Georgetown’s 13F-HR report from the U.S. Securities and Exchange Commission in August of this year revealed university investments in Range Resources, PDC Energy, and Antero Resources, three companies with a focus on the extraction of unconventional fossil fuel resources like natural gas and hydrocarbon exploration.
13-HR forms are for publicly traded securities worth more than $100 million each quarter. Although large parts of Georgetown’s financial records are hidden from the public, the August disclosure amounts to nearly $9.6 million in shares between the three companies. The revelation of the investments come after Georgetown finalized a plan to divest the university’s endowment from investments in the fossil fuel industry in February.
The three companies have a controversial history with public health and safety. Range Resources specializes in exploring and extracting oil and gas in the Southwestern, Appalachian, and Gulf Coast regions. In 2012, Range Resources was ordered by the Pennsylvania Department of Environmental Protection to repair a well that had polluted drinking water in Lycoming County. The company was initially fined nearly $8.9 million dollars, but the department withdrew the fine five years later when regulators settled with the company.
PDC Energy focuses on horizontal drilling of oil and natural gas in the Wattenberg Gas Field in Colorado and the Delaware Basin in Texas. Early in 2017, PDC Energy was sued by the Trump administration for releasing volatile organic compounds into approximately 86 storage tanks in Colorado following nearly one year of good faith discussions.
Antero Resources holds nearly 612,000 net acres in two of the largest and highest yield natural gas and natural gas liquids basins in North America, the Marcellus Shale, and Utica Shale, according to the company’s website. In 2019, Antero Resources settled a lawsuit with the Justice Department for nearly $3.15 million and $8 million restitution for wetlands impacted by illegally discharged pollutants in nearly 32 sites for almost a decade.
Georgetown also holds over 11 million stocks in Turquoise Hills, a Canadian mineral extraction company, according to the 13F-HR report.
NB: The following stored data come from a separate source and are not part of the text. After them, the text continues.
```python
class GradPool:

    def __init__(self, gpool, gskip):
        self.gpool, self.gskip = gpool, gskip
# ... 127 lines not shown
        S = self.forward_trunk(x, training)
        P, B = self._P(), self._B()
        N, H, W, K, dev = S["N"], S["H"], S["W"], self.K, x.device
        z = S["z"]
        hws = _e(ops.head_workspace_bytes(N, H, W, K, self.dtype), torch.uint8, dev)
        hmean = _e(64, torch.float32, dev) if training else None
        hinv = _e(64, torch.float32, dev) if training else None
        out2h = _e((N, K, 2 * H, 2 * W), torch.float32, dev) if want == "out2h" else None
        logits = _e((N, K, H, W), torch.float32, dev) if want == "logits" else None
        ops.head_fwd(z, N, H, W, K, P["enhance.0.weight"], P["enhance.0.bias"], P["enhance.1.weight"],
                     P["enhance.1.bias"], P["enhance.3.weight"].reshape(K, 64).contiguous(), P["enhance.3.bias"],
                     training, BN_EPS, BN_MOMENTUM, B["enhance.1.running_mean"], B["enhance.1.running_var"],
                     hmean, hinv, out2h, logits, hws, dtype=self.dtype)
        if training:
            guard = ops.update_guard(dev)
            if guard is None:
                B["enhance.1.num_batches_tracked"].add_(1)
            else:
                B["enhance.1.num_batches_tracked"].add_(guard.eq(0).long().reshape(()))
        S.update(hmean=hmean, hinv=hinv, want=want)
        return (logits if want == "logits" else out2h), S

    def forward_trunk(self, x: torch.Tensor, training: bool):
        if not x.is_cuda:
            raise EunetError("EnhancedUNet (eunet) runs on the GPU only; no CPU fallback")
        N, Cin, H, W = x.shape
        if Cin != self.cin:
            raise ValueError(f"expected {self.cin} input channels, got {Cin}")
        if H % 8 or W % 8:
            raise ValueError("H and W must be multiples of 8 (the reference pads to /32)")
        P, B = self._P(), self._B()
        dt, dev, b, K = self.dtype, x.device, self.base, self.K
        ch = [b, 2 * b, 4 * b, 8 * b]
        lv = [(H >> i, W >> i) for i in range(4)]
        S = {}
        wps = self._pack_all(P, training)
        S["wp"] = wps
        if self.transpose:
            S["up"] = {u: ops.upconv2x2_pack(P[f"{self.prefix}{u}.weight"], dt) for u in UPCONVS}
        xin = _e((N, H, W, Cin), dt, dev)
        ops.nchw_to_nhwc(x.contiguous().float(), xin)
        cat4 = _e((N, *lv[2], ch[3] + ch[2]), dt, dev)
        cat3 = _e((N, *lv[1], ch[2] + ch[1]), dt, dev)
        cat2 = _e((N, *lv[0], ch[1] + ch[0]), dt, dev)
        p1 = _e((N, *lv[1], ch[0]), dt, dev)
        p2 = _e((N, *lv[2], ch[1]), dt, dev)
        p3 = _e((N, *lv[3], ch[2]), dt, dev)
        S.update(xin=xin, cat4=cat4, cat3=cat3, cat2=cat2, p1=p1, p2=p2, p3=p3)

        def consume_pool(nm, cat, coff, pooled):
            s = S[nm]
            ops.bnrelu_pool(ops.act(s["yb"]), s["bnb"]["scale"], s["bnb"]["shift"],
                            ops.act(cat, coff, s["yb"].shape[3]), ops.act(pooled))

        def consume_up(nm, cat, up):
            s = S[nm]
            if self.transpose:
                ops.bnrelu_upconv2x2(ops.act(s["yb"]), s["bnb"]["scale"], s["bnb"]["shift"], S["up"][up],
                                     P[f"{self.prefix}{up}.bias"], ops.act(cat, 0, s["yb"].shape[3]))
                return
            ops.bnrelu_upsample(ops.act(s["yb"]), s["bnb"]["scale"], s["bnb"]["shift"],
                                ops.act(cat, 0, s["yb"].shape[3]))

        S["enc1"] = self._block_fwd("enc1", ops.act(xin), training, P, B, small=True, wps=wps)
        consume_pool("enc1", cat2, ch[1], p1)
        S["enc2"] = self._block_fwd("enc2", ops.act(p1), training, P, B, small=False, wps=wps)
        consume_pool("enc2", cat3, ch[2], p2)
        S["enc3"] = self._block_fwd("enc3", ops.act(p2), training, P, B, small=False, wps=wps)
        consume_pool("enc3", cat4, ch[3], p3)
        S["enc4"] = self._block_fwd("enc4", ops.act(p3), training, P, B, small=False, wps=wps)
        consume_up("enc4", cat4, "up4")
        S["dec4"] = self._block_fwd("dec4", ops.act(cat4), training, P, B, small=False, wps=wps)
        consume_up("dec4", cat3, "up3")
        S["dec3"] = self._block_fwd("dec3", ops.act(cat3), training, P, B, small=False, wps=wps)
        consume_up("dec3", cat2, "up2")
        S["dec2"] = self._block_fwd("dec2", ops.act(cat2), training, P, B, small=False, wps=wps)
        s = S["dec2"]
        z = _e((N, H, W, K), torch.float32, dev)
        ops.bnrelu_conv1x1(ops.act(s["yb"]), s["bnb"]["scale"], s["bnb"]["shift"],
                           P[self.prefix + "dec1.weight"].reshape(K, b).contiguous(), P[self.prefix + "dec1.bias"], K, z)
        S.update(z=z, N=N, H=H, W=W)
        return S

    def _block_bwd(self, nm, G, S, P, sink, need_gx: bool, small: bool, gred=(None, 0)):
        with kprof.scope(ENCODER_SCOPE if nm.startswith("enc") else None):
            return self._block_bwd_impl(nm, G, S, P, sink, need_gx, small, gred)

    def _block_bwd_impl(self, nm, G: "torch.Tensor | Grad1x1 | GradPool", S, P, sink: GradSink, need_gx: bool,
                        small: bool, gred=(None, 0)):
        p = f"{self.prefix}{nm}"
        s = S[nm]
        ya, yb, bna, bnb, X = s["ya"], s["yb"], s["bna"], s["bnb"], s["X"]
        N, H, W, C = yb.shape
        dev, dt = yb.device, self.dtype

        def bn_back(prefix, g, y, bn, part=None, tiles=0):
            if isinstance(g, (Grad1x1, GradPool)):
                dbeta, dgamma = sink.slot(prefix + ".bias", (C,)), sink.slot(prefix + ".weight", (C,))
                ops.colsum(part, tiles, 2 * C, dbeta, split=C, out_hi=dgamma)
                gy = torch.empty_like(y)
                if isinstance(g, Grad1x1):
                    ops.bn_bwd_apply_1x1(ops.act(y), g.w, g.k, g.gz, bn["mean"], bn["invstd"], bn["scale"],
                                         bn["shift"], dbeta, dgamma, ops.act(gy))
                else:
                    ops.bn_bwd_apply_pool(g.gpool, g.gskip, ops.act(y), bn["mean"], bn["invstd"], bn["scale"],
                                          bn["shift"], dbeta, dgamma, ops.act(gy))
                return gy
            if part is None:
                tiles = ops.bn_bwd_tiles(ops.act(y))
                part = _e(tiles * 2 * C, torch.float32, dev)
                ops.bn_bwd_reduce(ops.act(g), ops.act(y), bn["mean"], bn["invstd"], bn["scale"],
                                  bn["shift"], part)
            dbeta, dgamma = sink.slot(prefix + ".bias", (C,)), sink.slot(prefix + ".weight", (C,))
            ops.colsum(part, tiles, 2 * C, dbeta, split=C, out_hi=dgamma)
            gy = torch.empty_like(y)
            ops.bn_bwd_apply(ops.act(g), ops.act(y), bn["mean"], bn["invstd"], bn["scale"],
                             bn["shift"], dbeta, dgamma, ops.act(gy))
            return gy

        main = torch.cuda.current_stream(dev)
        side = side_stream(dev) if self.overlap_wgrad else None

        def wgrad(conv, xa: ops.Act, gy, scale=None, shift=None, small_conv=False, on_main=False):
            dw = sink.slot(conv + ".weight", (C, xa.c, 3, 3))
            db = sink.slot(conv + ".bias", (C,))
            if side is None or on_main:
                return wgrad_on_stream(xa, gy, dw, db, scale, shift, small_conv)
            self._wait(side, main)
            with torch.cuda.stream(side):
                wgrad_on_stream(xa, gy, dw, db, scale, shift, small_conv)
            for t in (gy, xa._keep, dw, db):
                t.record_stream(side)

        def wgrad_on_stream(xa: ops.Act, gy, dw, db, scale=None, shift=None, small_conv=False):
            cin = xa.c
            gya = ops.act(gy)
            if small_conv:
                ns = ops.conv_small_wgrad_splits(gya)
            else:
                ns = ops.conv3x3_wgrad_splits(gya, cin, dt)
            dwp = _e(ns * C * 9 * cin, torch.float32, dev)
            dbp = _e(ns * C, torch.float32, dev)
            if small_conv:
                ops.conv_small_wgrad(xa, gya, dwp, dbp, ns)
            else:
                ops.conv3x3_wgrad(xa, gya, dwp, dbp, ns, scale=scale, shift=shift)
            ops.wgrad_reduce(dwp, dbp, ns, C, cin, 9, dw, db)

        def packed(conv):
            wpt = S["wp"].get(conv + ".weight^T") if S.get("wp") else None
            return wpt if wpt is not None else ops.conv3x3_pack(P[conv + ".weight"], dt, flip=True)

        gyb = bn_back(p + ".4", G, yb, bnb, part=gred[0], tiles=gred[1])
        wpt = packed(p + ".3")
        gaa = torch.empty_like(ya)
        ctiles = ops.conv3x3_tiles(ops.act(gaa))
        cpart = _e(ctiles * 2 * C, torch.float32, dev)
        ops.conv3x3_dgrad_bnbwd(ops.act(gyb), wpt, ops.act(gaa), ops.act(ya), bna["mean"], bna["invstd"],
                                bna["scale"], bna["shift"], cpart)
        gya = bn_back(p + ".1", gaa, ya, bna, part=cpart, tiles=ctiles)
        if s.get("za") is not None:
            wgrad(p + ".3", ops.act(s["za"]), gyb)
        else:
            wgrad(p + ".3", ops.act(ya), gyb, bna["scale"], bna["shift"])
        del gyb
        wgrad(p + ".0", X, gya, small_conv=small, on_main=not need_gx)
        del gaa
        names = [f"{p}.{i}.{w}" for i in (0, 1, 3, 4) for w in ("weight", "bias")]
        if side is None:
            sink.ready(names)
        else:
            self._wait(side, main)
            with torch.cuda.stream(side):
                sink.ready(names)
        if not need_gx:
            return None
        wpt = packed(p + ".0")
        gx = _e((N, H, W, X.c), dt, dev)
        ops.conv3x3_dgrad(ops.act(gya), wpt, ops.act(gx))
        return gx

    def backward(self, S, g_out: torch.Tensor, sink: Optional[GradSink] = None):
        P = self._P()
        N, H, W, K, b = S["N"], S["H"], S["W"], self.K, self.base
        dev, dt = g_out.device, self.dtype
        ch = [b, 2 * b, 4 * b, 8 * b]
        sink = sink or GradSink(dev)
        g_out = g_out.contiguous().float()
        gz = _e((N, H, W, K), torch.float32, dev)
        hws = _e(ops.head_workspace_bytes(N, H, W, K, dt), torch.uint8, dev)
        gw1 = sink.slot("enhance.0.weight", (64, K, 3, 3))
        gb1 = sink.slot("enhance.0.bias", (64,))
        gg = sink.slot("enhance.1.weight", (64,))
        gbt = sink.slot("enhance.1.bias", (64,))
        gw2 = sink.slot("enhance.3.weight", (K, 64, 1, 1))
        gb2 = sink.slot("enhance.3.bias", (K,))
        glog = g_out if S["want"] == "logits" else None
        gout2h = g_out if S["want"] == "out2h" else None
        ops.head_bwd(S["z"], N, H, W, K, P["enhance.0.weight"], P["enhance.0.bias"], P["enhance.1.weight"],
                     P["enhance.1.bias"], P["enhance.3.weight"].reshape(K, 64).contiguous(), S["hmean"], S["hinv"],
                     glog, gout2h, gz, gw1, gb1, gg, gbt, gw2, gb2, hws, dtype=dt)
        sink.ready(["enhance.0.weight", "enhance.0.bias", "enhance.1.weight", "enhance.1.bias",
                    "enhance.3.weight", "enhance.3.bias"])
        self.backward_trunk(S, gz, sink)
        return sink.finish()

    def backward_trunk(self, S, gz: torch.Tensor, sink: GradSink):
        P = self._P()
        N, H, W, K, b = S["N"], S["H"], S["W"], self.K, self.base
        dev, dt = gz.device, self.dtype
        ch = [b, 2 * b, 4 * b, 8 * b]
        pre = self.prefix

        def bnr_args(nm):
            s = S[nm]
            return (ops.act(s["yb"]), s["bnb"]["mean"], s["bnb"]["invstd"], s["bnb"]["scale"], s["bnb"]["shift"])

        def upconv_bwd(ghi: ops.Act, glo: torch.Tensor, nm, up):
            s = S[nm]
            C = glo.shape[3]
            ops.upconv2x2_dgrad(ghi, S["up"][up], ops.act(glo))
            names = [f"{pre}{up}.weight", f"{pre}{up}.bias"]
            dw, db = sink.slot(names[0], (C, C, 2, 2)), sink.slot(names[1], (C,))

            def wgrad():
                ya = ops.act(s["yb"])
                ns = ops.upconv2x2_wgrad_splits(ya, dt)
                dwp = _e(ns * 4 * C * C, torch.float32, dev)
                dbp = _e(ns * 4 * C, torch.float32, dev)
                ops.upconv2x2_wgrad(ya, s["bnb"]["scale"], s["bnb"]["shift"], ghi, dwp, dbp, ns)
                ops.wgrad_reduce(dwp, None, ns, C, C, 4, dw, None)
                ops.colsum(dbp, ns * 4, C, db)
                sink.ready(names)

            if not self.overlap_wgrad:
                wgrad()
                return None, 0
            main, side = torch.cuda.current_stream(dev), side_stream(dev)
            self._wait(side, main)
            with torch.cuda.stream(side):
                wgrad()
            for t in (ghi._keep, s["yb"], dw, db):
                t.record_stream(side)
            return None, 0

        def up_bwd(ghi: ops.Act, glo: torch.Tensor, nm, up):
            if self.transpose:
                return upconv_bwd(ghi, glo, nm, up)
            rows = ops.upsample_bwd_bnr_rows(ops.act(glo))
            if not rows:
                ops.upsample_bwd(ghi, ops.act(glo))
                return None, 0
            part = _e(rows * 2 * glo.shape[3], torch.float32, dev)
            ops.upsample_bwd_bnr(ghi, ops.act(glo), *bnr_args(nm), part)
            return part, rows

        def pool_bwd(act_saved: ops.Act, gpool: ops.Act, gskip: ops.Act, shape, nm):
            rows = ops.pool_bwd_add_bnr_rows(act_saved)
            if not rows:
                gout = _e(shape, dt, dev)
                ops.pool_bwd_add(act_saved, gpool, gskip, ops.act(gout))
                return gout, (None, 0)
            part = _e(rows * 2 * shape[3], torch.float32, dev)
            if self.pool_recompute:
                ops.pool_bwd_add_bnr(act_saved, gpool, gskip, None, *bnr_args(nm), part)
                return GradPool(gpool, gskip), (part, rows)
            gout = _e(shape, dt, dev)
            ops.pool_bwd_add_bnr(act_saved, gpool, gskip, ops.act(gout), *bnr_args(nm), part)
            return gout, (part, rows)

        s2 = S["dec2"]
        yb_act = ops.act(s2["yb"])
        tiles = ops.conv1x1_bwd_tiles(yb_act)
        part = _e(tiles * (K * b + K), torch.float32, dev)
        w1 = P[pre + "dec1.weight"].reshape(K, b).contiguous()
        bnb2 = s2["bnb"]
        bpart = _e(tiles * 2 * b, torch.float32, dev)
        if self.dec1_recompute:
            gd2 = Grad1x1(w1, K, gz)
            ops.conv1x1_bwd_bnr(yb_act, bnb2["scale"], bnb2["shift"], w1, K, gz, None, part,
                                bnb2["mean"], bnb2["invstd"], bpart)
        else:
            gd2 = torch.empty_like(s2["yb"])
            ops.conv1x1_bwd_bnr(yb_act, bnb2["scale"], bnb2["shift"], w1, K, gz, ops.act(gd2), part,
                                bnb2["mean"], bnb2["invstd"], bpart)
        red2 = (bpart, tiles)
        ops.colsum(part, tiles, K * b + K, sink.slot(pre + "dec1.weight", (K, b, 1, 1)), split=K * b,
                   out_hi=sink.slot(pre + "dec1.bias", (K,)))
        sink.ready([pre + "dec1.weight", pre + "dec1.bias"])
        g_cat2 = self._block_bwd("dec2", gd2, S, P, sink, need_gx=True, small=False, gred=red2)
        del gd2
        g_d3 = _e((N, H >> 1, W >> 1, ch[1]), dt, dev)
        red = up_bwd(ops.act(g_cat2, 0, ch[1]), g_d3, "dec3", "up2")
        g_cat3 = self._block_bwd("dec3", g_d3, S, P, sink, need_gx=True, small=False, gred=red)
        del g_d3
        g_d4 = _e((N, H >> 2, W >> 2, ch[2]), dt, dev)
        red = up_bwd(ops.act(g_cat3, 0, ch[2]), g_d4, "dec4", "up3")
        g_cat4 = self._block_bwd("dec4", g_d4, S, P, sink, need_gx=True, small=False, gred=red)
        del g_d4
        g_e4 = _e((N, H >> 3, W >> 3, ch[3]), dt, dev)
        red = up_bwd(ops.act(g_cat4, 0, ch[3]), g_e4, "enc4", "up4")
        g_p3 = self._block_bwd("enc4", g_e4, S, P, sink, need_gx=True, small=False, gred=red)
        del g_e4
        g_e3, red = pool_bwd(ops.act(S["cat4"], ch[3], ch[2]), ops.act(g_p3), ops.act(g_cat4, ch[3], ch[2]),
                             (N, H >> 2, W >> 2, ch[2]), "enc3")
        del g_p3, g_cat4
        g_p2 = self._block_bwd("enc3", g_e3, S, P, sink, need_gx=True, small=False, gred=red)
        del g_e3
        g_e2, red = pool_bwd(ops.act(S["cat3"], ch[2], ch[1]), ops.act(g_p2), ops.act(g_cat3, ch[2], ch[1]),
                             (N, H >> 1, W >> 1, ch[1]), "enc2")
        del g_p2, g_cat3
        g_p1 = self._block_bwd("enc2", g_e2, S, P, sink, need_gx=True, small=False, gred=red)
        del g_e2
        g_e1, red = pool_bwd(ops.act(S["cat2"], ch[1], ch[0]), ops.act(g_p1), ops.act(g_cat2, ch[1], ch[0]),
                             (N, H, W, ch[0]), "enc1")
        del g_p1, g_cat2
        self._block_bwd("enc1", g_e1, S, P, sink, need_gx=False, small=True, gred=red)
# ... 24 lines not shown
```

The company has worked over the last several years on developing the Oyu Tolgoi mine in Mongolia, which has run several billion dollars over the initial budget, causing a delay in expansion.
After years of student advocacy in favor of divestment from fossil fuels and during voting on a student-wide referendum, this February Georgetown University Board of Directors pledged to divest from private investments whose main business is the exploration and/or exploitation of fossil fuels by 2030.
“The Investment Office has taken a number of steps to implement the policy, including making no new investments in fossil fuel companies, terminating a relationship with an external investment manager that focused on natural resource companies, and moving additional investments into a passive index fund that excludes fossil fuel producer companies,” according to a university spokesperson in an email to the Voice.
The university offered an explanation for the newly-disclosed investments in the three companies. Because they were no longer working with the external investment manager, the university received shares in kind in the companies for the first time this spring. As a result, these securities had to be reported in the University’s 13F filing,” a spokesperson wrote in an email to the Voice.
The university has pledged to divest from public securities within five years and private investments in under 10 years. The pledge contains an exception to this rule for commingled investments, or an investment where money from different investors is pooled into a public fund. The university has decided to evaluate those instances on a case-by-case basis. These decisions will be guided by the “Socially Responsible Investing Policy,” an approach based on social justice and stewardship that was created following the divestment pledge.